--- Work to be completed ---
One number is the whole answer: how many lines of the records include "bias".

···

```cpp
MTRSSM_API int mtrssm_mrssm_rollout_fwd(const MtrssmMrssmDims* d, const MtrssmMrssmFwdWeights* w, const MtrssmMrssmFwdIO* io, void* stream) {
  if (!expert_logw_ok(io, d && d->post, "mrssm_rollout_fwd")) return MTRSSM_EINVAL;
  return mrssm_fwd_launch(d, w, io, static_cast<hipStream_t>(stream));
}
MTRSSM_API int mtrssm_mrssm_rollout_bwd(const MtrssmMrssmDims* d, const MtrssmMrssmBwdWeights* w, const MtrssmMrssmBwdIO* io, void* stream) {
  if (!g_expert_logw_ok(io, "mrssm_rollout_bwd")) return MTRSSM_EINVAL;
  return mrssm_bwd_launch(d, w, io, static_cast<hipStream_t>(stream));
}
MTRSSM_API int mtrssm_mmtrssm_rollout_fwd(const MtrssmMmtrssmDims* d, const MtrssmMmtrssmFwdWeights* w, const MtrssmMmtrssmFwdIO* io, void* stream) {
  if (!expert_logw_ok(io, d && d->post, "mmtrssm_rollout_fwd")) return MTRSSM_EINVAL;
  return mmtrssm_fwd_launch(d, w, io, static_cast<hipStream_t>(stream));
}
MTRSSM_API int mtrssm_mmtrssm_rollout_bwd(const MtrssmMmtrssmDims* d, const MtrssmMmtrssmBwdWeights* w, const MtrssmMmtrssmBwdIO* io, void* stream) {
  if (!g_expert_logw_ok(io, "mmtrssm_rollout_bwd")) return MTRSSM_EINVAL;
  return mmtrssm_bwd_launch(d, w, io, static_cast<hipStream_t>(stream));
}
MTRSSM_API int mtrssm_categorical_sample_fwd(const float* logits, const float* u, int64_t rows, int32_t K, int32_t C, float* logp, float* probs,
                                            float* onehot, void* stream) {
  return categorical_sample_fwd_launch(logits, u, rows, K, C, logp, probs, onehot, static_cast<hipStream_t>(stream));
}
MTRSSM_API int mtrssm_categorical_sample_bwd(const float* probs, const float* g_probs, const float* g_logp, int64_t rows, int32_t K, int32_t C,
                                            float* d_logits, void* stream) {
  return categorical_sample_bwd_launch(probs, g_probs, g_logp, rows, K, C, d_logits, static_cast<hipStream_t>(stream));
}
MTRSSM_API int mtrssm_elbo_combine_fwd(const float* nll_a, const float* nll_v, const float* kl0, const float* kl1, int64_t n, float c0, float c1,
                                      float* o_recon, float* o_k0, float* o_k1, float* o_loss, void* stream) {
  return elbo_combine_fwd_launch(nll_a, nll_v, kl0, kl1, n, c0, c1, o_recon, o_k0, o_k1, o_loss, static_cast<hipStream_t>(stream));
}
MTRSSM_API int mtrssm_elbo_combine_bwd(const float* g_recon, const float* g_k0, const float* g_k1, const float* g_loss, int64_t n, float c0,
                                      float c1, float* g_nll_a, float* g_nll_v, float* g_kl0, float* g_kl1, void* stream) {
  return elbo_combine_bwd_launch(g_recon, g_k0, g_k1, g_loss, n, c0, c1, g_nll_a, g_nll_v, g_kl0, g_kl1, static_cast<hipStream_t>(stream));
}
MTRSSM_API int mtrssm_gaussian_nll_fwd(const float* pred, const float* target, int64_t frames, int64_t event, int32_t act, float* out, void* stream) {
  return nll_fwd_launch(pred, target, frames, event, act, out, static_cast<hipStream_t>(stream));
}
MTRSSM_API int mtrssm_gaussian_nll_bwd(const float* pred, const float* target, const float* g_out, int64_t frames, int64_t event, int32_t act,
                                       float* g_pred, void* stream) {
  return nll_bwd_launch(pred, target, g_out, frames, event, act, g_pred, static_cast<hipStream_t>(stream));
}
MTRSSM_API int mtrssm_gaussian_nll_masked_fwd(const float* pred, const float* target, const float* present, const float* count, int64_t frames,
                                              int64_t event, int32_t act, float* out, void* stream) {
  return nll_masked_fwd_launch(pred, target, present, count, frames, event, act, out, static_cast<hipStream_t>(stream));
}
MTRSSM_API int mtrssm_gaussian_nll_masked_bwd(const float* pred, const float* target, const float* present, const float* count,
                                              const float* g_out, int64_t frames, int64_t event, int32_t act, float* g_pred, void* stream) {
  return nll_masked_bwd_launch(pred, target, present, count, g_out, frames, event, act, g_pred, static_cast<hipStream_t>(stream));
}
MTRSSM_API int mtrssm_modality_dropout(const float* u, int64_t b_global, int64_t steps, int64_t span, float p_audio, float p_vision, int64_t row0,
                                       int64_t b_local, int32_t* codes, float* present_audio, float* present_vision, uint8_t* mask0,
                                       float* counts, void* stream) {
  return modality_dropout_launch(u, b_global, steps, span, p_audio, p_vision, row0, b_local, codes, present_audio, present_vision, mask0, counts,
                                 static_cast<hipStream_t>(stream));
}
MTRSSM_API int mtrssm_sumsq(const float* x, int64_t n, float* out, void* stream) {
  return sumsq_launch(x, n, out, static_cast<hipStream_t>(stream));
}
MTRSSM_API int mtrssm_adamw_step(float* param, const float* grad, float* exp_avg, float* exp_avg_sq, int64_t n, const float* sumsq,
                                 float clip_norm, float grad_scale, float lr, float beta1, float beta2, float eps, float weight_decay,
                                 int32_t step, void* stream) {
  return adamw_launch(param, grad, exp_avg, exp_avg_sq, n, sumsq, clip_norm, grad_scale, lr, beta1, beta2, eps, weight_decay, step,
                      static_cast<hipStream_t>(stream));
}
MTRSSM_API int mtrssm_unpack_conv_grads(const int64_t* table, int32_t count, int32_t blocks_per_entry, void* stream) {
  return unpack_conv_grads_launch(table, count, blocks_per_entry, static_cast<hipStream_t>(stream));
}
MTRSSM_API int mtrssm_mrssm_cluster_supported(const MtrssmMrssmDims* d) { return mrssm_cluster_supported(d); }
MTRSSM_API int64_t mtrssm_mrssm_cluster_workspace_bytes(const MtrssmMrssmDims* d) { return (int64_t)mrssm_cluster_workspace_bytes(d); }
MTRSSM_API int mtrssm_mrssm_rollout_fwd_cluster(const MtrssmMrssmDims* d, const MtrssmMrssmClusterWeights* w, const MtrssmMrssmFwdIO* io,
                                                void* workspace, int64_t workspace_bytes, void* stream) {
  if (!expert_logw_ok(io, true, "mrssm_rollout_fwd_cluster")) return MTRSSM_EINVAL;
  return mrssm_fwd_cluster_launch(d, w, io, workspace, workspace_bytes < 0 ? 0 : (size_t)workspace_bytes, static_cast<hipStream_t>(stream));
}
extern "C" __attribute__((visibility("default"))) int mtrssm_debug_set_cluster_profile(void* buf) { return debug_set_cluster_profile(buf); }
extern "C" __attribute__((visibility("default"))) int mtrssm_debug_set_resident_profile(void* buf) { return debug_set_resident_profile(buf); }
extern "C" __attribute__((visibility("default"))) int mtrssm_debug_set_wide_profile(void* buf) { return debug_set_wide_profile(buf); }
extern "C" __attribute__((visibility("default"))) int mtrssm_debug_set_mmt_profile(void* buf) { return debug_set_mmt_profile(buf); }
MTRSSM_API int64_t mtrssm_mrssm_cluster_bwd_workspace_bytes(const MtrssmMrssmDims* d) { return (int64_t)mrssm_cluster_bwd_workspace_bytes(d); }
MTRSSM_API int mtrssm_mrssm_rollout_bwd_cluster(const MtrssmMrssmDims* d, const MtrssmMrssmClusterWeights* w, const MtrssmMrssmBwdIO* io,
                                                void* workspace, int64_t workspace_bytes, void* stream) {
  if (!g_expert_logw_ok(io, "mrssm_rollout_bwd_cluster")) return MTRSSM_EINVAL;
  return mrssm_bwd_cluster_launch(d, w, io, workspace, workspace_bytes < 0 ? 0 : (size_t)workspace_bytes, static_cast<hipStream_t>(stream));
}
MTRSSM_API int mtrssm_mrssm_wide_supported(const MtrssmMrssmDims* d, int32_t pieces) { return mrssm_wide_supported(d, pieces); }
MTRSSM_API int64_t mtrssm_mrssm_wide_workspace_bytes(const MtrssmMrssmDims* d, int32_t pieces) { return (int64_t)mrssm_wide_workspace_bytes(d, pieces); }
MTRSSM_API int64_t mtrssm_mrssm_wide_bwd_workspace_bytes(const MtrssmMrssmDims* d, int32_t pieces) {
  return (int64_t)mrssm_wide_bwd_workspace_bytes(d, pieces);
}
MTRSSM_API int mtrssm_mrssm_rollout_fwd_wide(const MtrssmMrssmDims* d, const MtrssmMrssmClusterWeights* w, const MtrssmMrssmFwdIO* io, int32_t pieces,
                                             void* workspace, int64_t workspace_bytes, void* stream) {
  if (!expert_logw_ok(io, true, "mrssm_rollout_fwd_wide")) return MTRSSM_EINVAL;
  return mrssm_wide_fwd_launch(d, w, io, pieces, workspace, workspace_bytes < 0 ? 0 : (size_t)workspace_bytes, static_cast<hipStream_t>(stream));
}
MTRSSM_API int mtrssm_mrssm_rollout_bwd_wide(const MtrssmMrssmDims* d, const MtrssmMrssmClusterWeights* w, const MtrssmMrssmBwdIO* io, int32_t pieces,
                                             void* workspace, int64_t workspace_bytes, void* stream) {
  if (!g_expert_logw_ok(io, "mrssm_rollout_bwd_wide")) return MTRSSM_EINVAL;
  return mrssm_wide_bwd_launch(d, w, io, pieces, workspace, workspace_bytes < 0 ? 0 : (size_t)workspace_bytes, static_cast<hipStream_t>(stream));
}
MTRSSM_API int mtrssm_mmtrssm_wide_supported(const MtrssmMmtrssmDims* d, int32_t pieces) { return mmtrssm_wide_supported(d, pieces); }
MTRSSM_API int64_t mtrssm_mmtrssm_wide_workspace_bytes(const MtrssmMmtrssmDims* d, int32_t pieces) { return (int64_t)mmtrssm_wide_workspace_bytes(d, pieces); }
MTRSSM_API int64_t mtrssm_mmtrssm_wide_bwd_workspace_bytes(const MtrssmMmtrssmDims* d, int32_t pieces) {
  return (int64_t)mmtrssm_wide_bwd_workspace_bytes(d, pieces);
}
MTRSSM_API int mtrssm_mmtrssm_rollout_fwd_wide(const MtrssmMmtrssmDims* d, const MtrssmMmtrssmFwdWeights* w, const MtrssmMmtrssmFwdIO* io, int32_t pieces,
                                               void* workspace, int64_t workspace_bytes, void* stream) {
  if (!expert_logw_ok(io, true, "mmtrssm_rollout_fwd_wide")) return MTRSSM_EINVAL;
  return mmtrssm_wide_fwd_launch(d, w, io, pieces, workspace, workspace_bytes < 0 ? 0 : (size_t)workspace_bytes, static_cast<hipStream_t>(stream));
}
MTRSSM_API int mtrssm_mmtrssm_rollout_bwd_wide(const MtrssmMmtrssmDims* d, const MtrssmMmtrssmBwdWeights* w, const MtrssmMmtrssmBwdIO* io, int32_t pieces,
                                               void* workspace, int64_t workspace_bytes, void* stream) {
  if (!g_expert_logw_ok(io, "mmtrssm_rollout_bwd_wide")) return MTRSSM_EINVAL;
  return mmtrssm_wide_bwd_launch(d, w, io, pieces, workspace, workspace_bytes < 0 ? 0 : (size_t)workspace_bytes, static_cast<hipStream_t>(stream));
}
MTRSSM_API int mtrssm_gemm(const MtrssmGemm* g, void* stream) { return gemm_launch(g, static_cast<hipStream_t>(stream)); }
MTRSSM_API int mtrssm_gemm_group(const MtrssmGemm* problems, int32_t count, void* stream) {
  return gemm_group_launch(problems, count, static_cast<hipStream_t>(stream));
}
MTRSSM_API int mtrssm_clear(void* p, int64_t bytes, void* stream) {
  return clear_async(p, bytes < 0 ? 0 : (size_t)bytes, static_cast<hipStream_t>(stream));
}
MTRSSM_API int mtrssm_adamw_prepare(const float* grad, int64_t n, float* sumsq, float* state, const int32_t* status, float beta1, float beta2,
                                    void* stream) {
  return adamw_prepare_launch(grad, n, sumsq, state, status, beta1, beta2, static_cast<hipStream_t>(stream));
}
MTRSSM_API int mtrssm_adamw_apply(float* param, const float* grad, float* exp_avg, float* exp_avg_sq, const uint8_t* active, int64_t n,
                                  const float* sumsq, const float* state, const int32_t* status, float clip_norm, float grad_scale, float beta1,
                                  float beta2, float eps, float weight_decay, void* stream) {
  return adamw_apply_launch(param, grad, exp_avg, exp_avg_sq, active, n, sumsq, state, status, clip_norm, grad_scale, beta1, beta2, eps,
                            weight_decay, static_cast<hipStream_t>(stream));
}
MTRSSM_API int mtrssm_conv_gather_gemm(const MtrssmConvGeom* g, const float* src, const float* src2, const float* wp, const uint16_t* wq,
                                       const float* bias, const float* actgrad_in, const float* add_in, float* out, void* stream) {
  return conv_gather_gemm_launch(g, src, src2, wp, wq, bias, actgrad_in, add_in, out, static_cast<hipStream_t>(stream));
}
MTRSSM_API int mtrssm_episode_gather(const float* store, const int64_t* idx, const float* noise, int64_t n_episodes, int64_t B, int64_t T,
                                     int64_t Tfull, int64_t E, float std_, float* input, float* target, void* stream) {
  return episode_gather_launch(store, idx, noise, n_episodes, B, T, Tfull, E, std_, input, target, static_cast<hipStream_t>(stream));
}
MTRSSM_API int mtrssm_episode_gather_window(const float* store, const int64_t* idx, const int32_t* start, const float* noise, int64_t n_episodes,
                                            int64_t B, int64_t T, int64_t Tfull, int64_t E, float std_, float* input, float* target, void* stream) {
  return episode_gather_window_launch(store, idx, start, noise, n_episodes, B, T, Tfull, E, std_, input, target, static_cast<hipStream_t>(stream));
}
MTRSSM_API int mtrssm_state_select(const MtrssmStateTable* table, const uint8_t* reset, int64_t B, void* stream) {
  return state_select_launch(table, reset, B, static_cast<hipStream_t>(stream));
}
MTRSSM_API int mtrssm_state_save(const MtrssmStateTable* table, int64_t B, int64_t steps, void* stream) {
  return state_save_launch(table, B, steps, static_cast<hipStream_t>(stream));
}
MTRSSM_API int mtrssm_state_save_at(const MtrssmStateTable* table, const int32_t* last, int64_t B, int64_t steps, void* stream) {
  return state_save_at_launch(table, last, B, steps, static_cast<hipStream_t>(stream));
}
MTRSSM_API int mtrssm_episode_gather_ragged(const float* store, const int64_t* idx, const int32_t* start, const int32_t* lengths,
                                            const float* noise, int64_t n_episodes, int64_t B, int64_t T, int64_t Tfull, int64_t E, float std_,
                                            float* input, float* target, int32_t* valid_out, void* stream) {
  return episode_gather_ragged_launch(store, idx, start, lengths, noise, n_episodes, B, T, Tfull, E, std_, input, target, valid_out,
                                      static_cast<hipStream_t>(stream));
}
MTRSSM_API int mtrssm_episode_gather_seeded(const float* store, const int64_t* idx, const int32_t* start, const int32_t* lengths,
                                            int32_t* valid_out, uint32_t key0, uint32_t key1, uint32_t epoch, int64_t n_episodes, int64_t B,
                                            int64_t T, int64_t Tfull, int64_t E, float std_, float* input, float* target, void* stream) {
  return episode_gather_seeded_launch(store, idx, start, lengths, valid_out, key0, key1, epoch, n_episodes, B, T, Tfull, E, std_, input, target,
                                      static_cast<hipStream_t>(stream));
}
MTRSSM_API int mtrssm_step_mask_ragged(const int32_t* valid, const float* u, int64_t b_global, int64_t steps, int64_t span, float p_audio,
                                       float p_vision, int64_t row0, int64_t b_local, int32_t* codes, float* present_audio,
                                       float* present_vision, float* live, uint8_t* mask0, int32_t* last, float* counts, void* stream) {
  return step_mask_ragged_launch(valid, u, b_global, steps, span, p_audio, p_vision, row0, b_local, codes, present_audio, present_vision, live,
                                 mask0, last, counts, static_cast<hipStream_t>(stream));
}
MTRSSM_API int mtrssm_step_mask_forecast(const int32_t* valid, const float* u_mask, const float* u_context, int64_t b_global, int64_t steps,
                                         int64_t span, float p_audio, float p_vision, int64_t lo, int64_t hi, int64_t row0, int64_t b_local,
                                         int32_t* codes, float* seen_audio, float* seen_vision, float* target, float* observed, uint8_t* mask0,
                                         int32_t* last, float* counts, void* stream) {
  return step_mask_forecast_launch(valid, u_mask, u_context, b_global, steps, span, p_audio, p_vision, lo, hi, row0, b_local, codes, seen_audio,
                                   seen_vision, target, observed, mask0, last, counts, static_cast<hipStream_t>(stream));
}
MTRSSM_API int mtrssm_elbo_schedule_fwd(const float* nll_a, const float* nll_v, const float* kl0, const float* kl1, const float* live,
                                       const float* count, const float* step, int64_t n, MtrssmElboSchedule p, float* o_recon, float* o_k0,
                                       float* o_k1, float* o_loss, float* o_beta, float* o_stats, void* stream) {
  return elbo_schedule_fwd_launch(nll_a, nll_v, kl0, kl1, live, count, step, n, p, o_recon, o_k0, o_k1, o_loss, o_beta, o_stats,
                                  static_cast<hipStream_t>(stream));
}
MTRSSM_API int mtrssm_elbo_schedule_bwd(const float* g_recon, const float* g_k0, const float* g_k1, const float* g_loss, const float* kl0,
                                       const float* kl1, const float* live, const float* count, const float* beta, int64_t n,
                                       MtrssmElboSchedule p, float* g_nll_a, float* g_nll_v, float* g_kl0, float* g_kl1, void* stream) {
  return elbo_schedule_bwd_launch(g_recon, g_k0, g_k1, g_loss, kl0, kl1, live, count, beta, n, p, g_nll_a, g_nll_v, g_kl0, g_kl1,
                                  static_cast<hipStream_t>(stream));
}
MTRSSM_API int mtrssm_elbo_combine_counted_fwd(const float* nll_a, const float* nll_v, const float* kl0, const float* kl1, const float* live,
                                               const float* count, int64_t n, float c0, float c1, float* o_recon, float* o_k0, float* o_k1,
                                               float* o_loss, void* stream) {
  return elbo_combine_counted_fwd_launch(nll_a, nll_v, kl0, kl1, live, count, n, c0, c1, o_recon, o_k0, o_k1, o_loss,
                                         static_cast<hipStream_t>(stream));
}
MTRSSM_API int mtrssm_elbo_combine_counted_bwd(const float* g_recon, const float* g_k0, const float* g_k1, const float* g_loss, const float* live,
                                               const float* count, int64_t n, float c0, float c1, float* g_nll_a, float* g_nll_v, float* g_kl0,
                                               float* g_kl1, void* stream) {
  return elbo_combine_counted_bwd_launch(g_recon, g_k0, g_k1, g_loss, live, count, n, c0, c1, g_nll_a, g_nll_v, g_kl0, g_kl1,
                                         static_cast<hipStream_t>(stream));
}
// ... 123 lines not shown
```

···

--- Final answer ---
2